As Frye writes, “the remaining four eras or Eyes of God are divided into twenty-eight phases or ‘Churches’ and “The first twenty of these Churches cover the remainder of the Druid period and the fourth and fifth eyes of God, Shaddai and Pachad.” These phases represent dominant civilizations that survive in the Old Testament as geneologies. The fourth eye ends with Noah and the flood. The fifth ends with the decline of human sacrifice and the period of Druidism symbolized by Abraham substituting an animal for Isaac in his sacrifice. The sixth age, or age of Jehovah, consists of the remaining Old Testament period from Abraham on, and the seventh begins with the birth of Jesus. The Churches of the Jesus period are Church Paul, Church Constantine, Church Luther which all consolidate tyranny and which degenerated into into Deism, followed by Church Milton which initiates an apocalypse that begins in earnest with the French and American revolutions.

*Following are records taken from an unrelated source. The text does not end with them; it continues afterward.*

pg_status pg_composer_materialize(pg_composer *c, const pg_full_columns *out) {
    if (!c || !out) return fail(PG_ERR_INVALID_ARGUMENT, "NULL argument");
    PG_TRY(flush(c));
    PG_HIP_TRY(hipSetDevice(c->e->device));
    const uint32_t grid = (uint32_t)c->e->num_cus * 32;
    pg::MaterializeOut M{};
    pg_scalar *const consts[7] = {out->q_4, out->q_arith, out->q_range, out->q_logic, out->q_fixed_group_add,
                                  out->q_variable_group_add, out->w_4_value};
    for (int k = 0; k < 7; k++) {
        if (!consts[k]) continue;
        PG_TRY(check_scalars(consts[k], "constant column"));
        M.konst[k] = reinterpret_cast<uint4 *>(consts[k]);
    }
    pg_scalar *const vals[3] = {out->w_l_value, out->w_r_value, out->w_o_value};
    for (int i = 0; i < 3; i++) {
        if (!vals[i]) continue;
        PG_TRY(check_scalars(vals[i], "wire value column"));
        M.val[i] = reinterpret_cast<uint4 *>(vals[i]);
    }
    if (out->w_4) {
        PG_TRY(check_u64s(out->w_4, "w_4"));
        M.w_4 = out->w_4;
    }
    const auto generic = [&](uint64_t lo, uint64_t hi) {
        if (hi <= lo) return;
        const uint64_t want = (2 * (hi - lo) + 16383) / 16384;
        hipLaunchKernelGGL(pg::materialize_kernel, dim3((uint32_t)(want < grid ? want : grid)), dim3(pg::kThreads), 0, c->stream, c->cols.view(), M,
                           lo, hi, c->zero_var);
    };
    uint64_t at = 0;
#ifndef PG_MAT_GRID_PER_CU
#define PG_MAT_GRID_PER_CU 64
#endif
    using MatKernel = void (*)(const pg::ComposerCols, const pg::MaterializeOut, const pg::PermSeg, uint32_t, uint64_t);
    static const MatKernel self_ragged[2] = {pg::materialize_items_kernel<pg::MAT_SELF, pg::WIRES_MAX_BOUND, true>,
                                             pg::materialize_items_kernel<pg::MAT_SELF, pg::WIRES_MIX, true>};
    static const MatKernel read_wires = pg::materialize_items_kernel<pg::MAT_READ_WIRES, pg::WIRES_UNKNOWN>;
    static const MatKernel self[pg::WIRES_MIX + 1] = {
        nullptr,
        pg::materialize_items_kernel<pg::MAT_SELF, pg::WIRES_RANGE_CHECK>,
        pg::materialize_items_kernel<pg::MAT_SELF, pg::WIRES_MAX_BOUND>,
        pg::materialize_items_kernel<pg::MAT_SELF, pg::WIRES_RANGE_CHECK_ALLOCATED>,
        pg::materialize_items_kernel<pg::MAT_SELF, pg::WIRES_MAX_BOUND_ALLOCATED>,
        pg::materialize_items_kernel<pg::MAT_SELF, pg::WIRES_DECOMPOSITION>,
        pg::materialize_items_kernel<pg::MAT_SELF, pg::WIRES_MIX>,
    };
    for (const pg::PermSeg &s : c->segs) {
        const uint64_t group = pg::mat_group(s);
        const pg::MatRoute r = pg::mat_route(s, group);
        if (!r.windowed) continue;
        generic(at, s.gate_base);
        const uint64_t n_groups = (s.items + group - 1) / group, most = (uint64_t)c->e->num_cus * PG_MAT_GRID_PER_CU;
        const MatKernel kernel = r.mode != pg::MAT_SELF ? read_wires : r.ragged ? self_ragged[r.kind == pg::WIRES_MIX] : self[r.kind];
        hipLaunchKernelGGL(kernel, dim3((uint32_t)(n_groups < most ? n_groups : most)), dim3(pg::kMatThreads), 0, c->stream, c->cols.view(), M, s,
                           (uint32_t)group, c->zero_var);
        at = s.gate_end;
    }
    generic(at, c->n);
    CallBuffers B(c->stream);
    uint64_t *d_gate; uint4 *d_val; pg::FourthWire *d_fw;
    PG_TRY(upload_sparse(c, B, &d_gate, &d_val, &d_fw));
    if (d_fw)
        hipLaunchKernelGGL(pg::patch_fourth_kernel, dim3(1), dim3(64), 0, c->stream, reinterpret_cast<uint4 *>(out->q_4), out->w_4,
                           reinterpret_cast<uint4 *>(out->w_4_value), c->cols.view().vars, d_fw, (uint32_t)c->fourth.size());
    if (out->q_range)
        for (const pg::RangeSeg &s : c->range_segs) {
            const uint64_t rw = (2 * s.items * s.g + pg::kThreads - 1) / pg::kThreads;
            hipLaunchKernelGGL(pg::range_patch_kernel, dim3((uint32_t)(rw < grid ? rw : grid)), dim3(pg::kThreads), 0, c->stream,
                               reinterpret_cast<uint4 *>(out->q_range), s);
        }
    PG_HIP_TRY(hipGetLastError());
    PG_HIP_TRY(hipStreamSynchronize(c->stream));
    return PG_OK;
}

8. The sinister symbols: Satan, Serpent, Dragon, Covering Cherub, Tree of Mystery, Great Whore

In this section Frye tackles Blake’s dense web of demonic and lower-worldly symbolism.

In the seventh age, the apocalypse begins with a return of the revolutionary energy of Orc, but opposed to this energy is a materialist tyranny represented by Satan. Frye describes Satan as the death impulse, the Selfhood, the accuser, the principle of unbelief. He is associated with rock and sand because they are not alive. But Satan too is a merciful creation in the sense that there is something worse than death, namely chaos, and non-entity is worst of all. Therefore Satan is called the “Limit of Opacity.”

Blake includes in this cluster of demonic images the serpent of the garden of Eden as well as the tree of the knowledge of good and evil which Blake calls the tree of mystery. The serpent, actually, takes a number of symbolic forms: a Satanic form that tempts Adam, an Adamic form representing fallen humanity, and a Messianic or revolutionary form, where it is nailed to the tree of mystery as Orc, representing death and rebirth. The serpent also has a Chaotic form which is more sinister than its Satanic form. In this form, it manifests as a dragon ridden by Rahab or the Great Whore (Mystery), a Covering Cherub blocking the way to Eden, or as Leviathan. This symbolism means that the basis of all tyranny is chaos.

The unfallen world is regained when the Whore and the dragon representing “all the evils of the Selfhood” are thrown into the fire and go from chaos to nonexistence.

The zodiac is a sinister symbol associated with Druidism and representing “indefinite or endless recurrence.”

Arthur is another important Blakean symbol associated confusingly with all three of Albion, Satan, and Leviathan.

9. Blake’s anatomy of poetry

Blake’s characters are vivid creations but remarkably simple. Orc, for instance, is simply a hero. He represents heroism which is not a concept or a fact but an essential imaginative form. The intellectual powers understand imaginative forms, but the corporeal understanding demands that every symbol map to a fact or concept. Blake’s poetry is difficult because it only addresses itself to the intellectual powers. The value of this method is proved by its application to the Bible which is repulsive nonsense when interpreted by the corporeal understanding, but a vision of creation, redemption, and revelation when interepreted by the intellectual powers. The same can be said of Blake’s own poetry.